**Action item**
Gather every line below where "return" appears.

------------------------------------

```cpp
template <int S, bool IMPLICIT, bool GRAMX = false>
inline void launch_cg_vheavy(const DeviceInfo &dev_, CgParams<real_t> P, const SparseShard &X, BinTimers *tm, hipStream_t st)
{
    const int nvh = X.bin_rows[BIN_VHEAVY];
    if (nvh <= 0) return;
    struct { hipStream_t stream; int num_cus; } dev{st, dev_.num_cus};
    EventPair ev{nullptr, nullptr};
    if (tm) {
        HIP_CHECK(hipEventCreate(&ev.a));
        HIP_CHECK(hipEventCreate(&ev.b));
        HIP_CHECK(hipEventRecord(ev.a, dev.stream));
    }
    if (vh_takes_gram<GRAMX>(P.k, X)) {
        GramParams<real_t> G;
        G.sl_vrow = X.sl_vrow.ptr; G.sl_first = X.sl_first.ptr; G.sl_count = X.sl_count.ptr; G.row_sl_off = X.row_sl_off.ptr;
        G.part = X.gram_part.ptr; G.n_slices = X.n_slices; G.nvh = nvh;
        P.nrows = nvh;
#ifdef CMF_CG_DEBUG
        if (switches().debug_ticks) {
            static unsigned long long *d_t = nullptr;
            unsigned long long h[4];
            if (d_t == nullptr) { HIP_CHECK(hipMalloc((void **)&d_t, sizeof(h))); HIP_CHECK(hipMemset(d_t, 0, sizeof(h))); }
            else {
                HIP_CHECK(hipDeviceSynchronize());
                HIP_CHECK(hipMemcpy(h, d_t, sizeof(h), hipMemcpyDeviceToHost));
                if (h[1] > 0)
                    fprintf(stderr, "gram_wave: %.0f ticks per wave, %llu waves, %llu slices, %llu nnz: %.1f ticks per nnz and wave\n",
                            (double)h[0] / h[1], h[1], h[2], h[3], (double)h[0] / (double)h[3]);
                HIP_CHECK(hipMemset(d_t, 0, sizeof(h)));
            }
            G.ticks = d_t;
        }
#endif
        poison_lds(dev.stream, dev.num_cus);
        const bool slice_kernel = switches().gram_slice;
        if (slice_kernel)
            hipLaunchKernelGGL((gram_slice_kernel<real_t, IMPLICIT>), dim3(std::min(X.n_slices, dev.num_cus * 2)), dim3(64 * GRAM_NW), 0,
                           dev.stream, P, G);
        else {
            const dim3 gw(std::min((X.n_slices + 3) / 4, dev.num_cus * 4));
            const int rem = (sizeof(real_t) == 8) ? P.k - 16 * (GRAM_NTT - 1) : 0;
            launch_gram_wave(gw, dev.stream, P, G, IMPLICIT, rem);
        }
        poison_lds(dev.stream, dev.num_cus);
        hipLaunchKernelGGL((gram_cg_kernel<real_t, IMPLICIT>), dim3(std::min(nvh, dev.num_cus * 8)), dim3(256), 0, dev.stream, P, G);
        HIP_CHECK(hipGetLastError());
        if (tm) {
            HIP_CHECK(hipEventRecord(ev.b, dev.stream));
            tm->ev[BIN_VHEAVY].push_back(ev);
        }
        return;
    }
    VhState<real_t> V;
    V.r = X.vh_r.ptr; V.p = X.vh_p.ptr; V.r_old = X.vh_r_old.ptr; V.done = X.vh_done.ptr; V.part = X.vh_part.ptr;
    V.chunk_row = X.vh_chunk_row.ptr; V.chunk_start = X.vh_chunk_start.ptr; V.chunk_cnt = X.vh_chunk_cnt.ptr;
    V.chunk_off = X.vh_chunk_off.ptr; V.launch = X.vh_launch.ptr; V.work = X.vh_work.ptr;
    V.nvh = nvh; V.nchunks = X.n_chunks; V.nlaunch = X.n_launch;
    P.nrows = nvh;
    poison_lds(dev.stream, dev.num_cus);
    const dim3 gp(X.n_launch), bp(64 * VH_CHUNK_TILES), gu(nvh), bu(64 * VH_UPD_WAVES);
    hipLaunchKernelGGL((vh_pass_kernel<real_t, S, IMPLICIT, 0>), gp, bp, 0, dev.stream, P, V);
    hipLaunchKernelGGL((vh_update_kernel<real_t, IMPLICIT, 0, GRAMX>), gu, bu, 0, dev.stream, P, V);
    for (int step = 0; step < P.max_cg_steps; step++) {
        hipLaunchKernelGGL((vh_pass_kernel<real_t, S, IMPLICIT, 1>), gp, bp, 0, dev.stream, P, V);
        hipLaunchKernelGGL((vh_update_kernel<real_t, IMPLICIT, 1, GRAMX>), gu, bu, 0, dev.stream, P, V);
    }
    HIP_CHECK(hipGetLastError());
    if (tm) {
        HIP_CHECK(hipEventRecord(ev.b, dev.stream));
        tm->ev[BIN_VHEAVY].push_back(ev);
    }
}

inline int cg_bin_streams()
{
    const int n = switches().bins_par;
    return std::min(std::max(n, 1), DeviceInfo::MAX_BIN_STREAMS + 1);
}

template <int S, bool IMPLICIT, int W, int RPB, bool GRAMX>
inline void launch_cg_bin_by_tile(const DeviceInfo &dev, const CgParams<real_t> &P, const SparseShard &X, int first, int count, BinTimers *tm, int bin,
                                  hipStream_t st)
{
#ifdef CMFREC_HIP_FLOAT
    constexpr bool by_tile = S >= CMF_CG_NT_MIN_S && CMF_CG_NT_F32 && W <= 4;
#else
    constexpr bool by_tile = S >= CMF_CG_NT_MIN_S && S <= CG_NTSEL_MAX_S && (W == 1 || W == 4 || W == 8);
#endif
    if (count <= 0) return;
    if constexpr (by_tile) {
        if (switches().nt_split) {
            const int n_hi = std::min(count, std::max(0, X.n_gt_low[W == 1 ? 0 : W == 2 ? 1 : W == 4 ? 2 : 3] - first));
            EventPair ev{nullptr, nullptr};
            if (tm) { HIP_CHECK(hipEventCreate(&ev.a)); HIP_CHECK(hipEventCreate(&ev.b)); HIP_CHECK(hipEventRecord(ev.a, st)); }
            launch_cg_bin<S, IMPLICIT, W, RPB, GRAMX, 0, 2>(dev, P, first, n_hi, nullptr, bin, st);
            launch_cg_bin<S, IMPLICIT, W, RPB, GRAMX, 0, 1>(dev, P, first + n_hi, count - n_hi, nullptr, bin, st, NBINS + 2 + bin);
            if (tm) { HIP_CHECK(hipEventRecord(ev.b, st)); tm->ev[bin].push_back(ev); }
            return;
        }
    }
    launch_cg_bin<S, IMPLICIT, W, RPB, GRAMX>(dev, P, first, count, tm, bin, st);
}

template <int S, bool IMPLICIT, bool GRAMX>
inline void launch_cg_any_bin(const DeviceInfo &dev, const CgParams<real_t> &P, const SparseShard &X, BinTimers *tm, int bin, hipStream_t st)
{
    const int first = X.bin_first[bin], count = X.bin_rows[bin];
    switch (bin) {
        case BIN_HEAVY:
#ifdef CMFREC_HIP_FLOAT
            {
                const int n_long8 = std::min(count, std::max(0, X.n_gt512 - first));
                EventPair ev{nullptr, nullptr};
                if (tm) { HIP_CHECK(hipEventCreate(&ev.a)); HIP_CHECK(hipEventCreate(&ev.b)); HIP_CHECK(hipEventRecord(ev.a, st)); }
                launch_cg_bin<S, IMPLICIT, 8, 1, GRAMX>(dev, P, first, n_long8, nullptr, bin, st);
                launch_cg_bin<S, IMPLICIT, 4, 1, GRAMX, 2>(dev, P, first + n_long8, count - n_long8, nullptr, bin, st, NBINS);
                if (tm) { HIP_CHECK(hipEventRecord(ev.b, st)); tm->ev[bin].push_back(ev); }
                break;
            }
#endif
            launch_cg_bin_by_tile<S, IMPLICIT, 8, 1, GRAMX>(dev, P, X, first, count, tm, bin, st); break;
        case BIN_MED4: launch_cg_bin_by_tile<S, IMPLICIT, 4, 1, GRAMX>(dev, P, X, first, count, tm, bin, st); break;
        case BIN_MED2: launch_cg_bin_by_tile<S, IMPLICIT, 2, 1, GRAMX>(dev, P, X, first, count, tm, bin, st); break;
        default: launch_cg_bin_by_tile<S, IMPLICIT, 1, 4, GRAMX>(dev, P, X, first, count, tm, bin, st); break;
    }
}

template <int S, bool IMPLICIT, bool GRAMX = false>
inline void launch_cg_S(const DeviceInfo &dev, const CgParams<real_t> &P, const SparseShard &X, BinTimers *tm)
{
    if (dev.row_counter.n < ROW_COUNTER_INTS) const_cast<DeviceInfo &>(dev).row_counter.alloc(ROW_COUNTER_INTS);
    HIP_CHECK(hipMemsetAsync(dev.row_counter.ptr, 0, ROW_COUNTER_INTS * sizeof(int), dev.stream));
    const bool vh_aside = X.bin_rows[BIN_VHEAVY] > 0 && X.vh_runs_aside(dev.num_cus) && !vh_takes_gram<GRAMX>(P.k, X);
    const bool alt = X.is_part;
    DeviceInfo &d = const_cast<DeviceInfo &>(dev);
    const int npar = cg_bin_streams();
    if (npar > 1 && !(vh_aside || alt)) {
        d.ensure_bin_streams(npar - 1);
        hipStream_t ss[DeviceInfo::MAX_BIN_STREAMS + 1];
        ss[0] = dev.stream;
        for (int i = 1; i < npar; i++) ss[i] = d.bin_streams[i - 1];
        HIP_CHECK(hipEventRecord(d.fork_ev, dev.stream));
        for (int i = 1; i < npar; i++) HIP_CHECK(hipStreamWaitEvent(ss[i], d.fork_ev, 0));
        static const double row_equiv[NBINS] = {0.0, 126.0, 7.0, 7.0, 0.0, 11.5};
        double cost[NBINS], load[DeviceInfo::MAX_BIN_STREAMS + 1] = {0, 0, 0, 0, 0, 0};
        int order_b[NBINS];
        for (int b = 0; b < NBINS; b++) {
            cost[b] = (double)X.bin_nnz[b] + row_equiv[b] * (double)X.bin_rows[b];
            order_b[b] = b;
        }
        std::sort(order_b, order_b + NBINS, [&](int a, int b2) { return cost[a] > cost[b2]; });
        for (int q = 0; q < NBINS; q++) {
            const int b = order_b[q];
            if (X.bin_rows[b] <= 0) continue;
            int si = 0;
            for (int i = 1; i < npar; i++) if (load[i] < load[si]) si = i;
            load[si] += cost[b];
            if (b == BIN_VHEAVY) launch_cg_vheavy<S, IMPLICIT, GRAMX>(dev, P, X, tm, ss[si]);
            else if (b == BIN_TINY) launch_cg_tiny<S, IMPLICIT, GRAMX>(dev, P, X.bin_first[BIN_TINY], X.bin_rows[BIN_TINY], tm, ss[si], X.n_gt16);
            else launch_cg_any_bin<S, IMPLICIT, GRAMX>(dev, P, X, tm, b, ss[si]);
        }
        for (int i = 1; i < npar; i++) {
            HIP_CHECK(hipEventRecord(d.bin_join[i - 1], ss[i]));
            HIP_CHECK(hipStreamWaitEvent(dev.stream, d.bin_join[i - 1], 0));
        }
        return;
    }
    if (vh_aside || alt) {
        d.ensure_aux();
        HIP_CHECK(hipEventRecord(d.fork_ev, dev.stream));
        HIP_CHECK(hipStreamWaitEvent(d.aux_stream, d.fork_ev, 0));
    }
    hipStream_t s0 = dev.stream, s1 = alt ? d.aux_stream : dev.stream;
    launch_cg_vheavy<S, IMPLICIT, GRAMX>(dev, P, X, tm, (vh_aside || (alt && X.is_part)) ? d.aux_stream : dev.stream);
    launch_cg_any_bin<S, IMPLICIT, GRAMX>(dev, P, X, tm, BIN_HEAVY, s0);
    launch_cg_any_bin<S, IMPLICIT, GRAMX>(dev, P, X, tm, BIN_MED4, s1);
    launch_cg_any_bin<S, IMPLICIT, GRAMX>(dev, P, X, tm, BIN_MED2, s0);
    launch_cg_any_bin<S, IMPLICIT, GRAMX>(dev, P, X, tm, BIN_LIGHT, s1);
    launch_cg_tiny<S, IMPLICIT, GRAMX>(dev, P, X.bin_first[BIN_TINY], X.bin_rows[BIN_TINY], tm, s0, X.n_gt16);
// ... 179 lines not shown
```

------------------------------------

**Result**
    if (nvh <= 0) return;
        return;
    return std::min(std::max(n, 1), DeviceInfo::MAX_BIN_STREAMS + 1);
    if (count <= 0) return;
            return;
        std::sort(order_b, order_b + NBINS, [&](int a, int b2) { return cost[a] > cost[b2]; });
        return;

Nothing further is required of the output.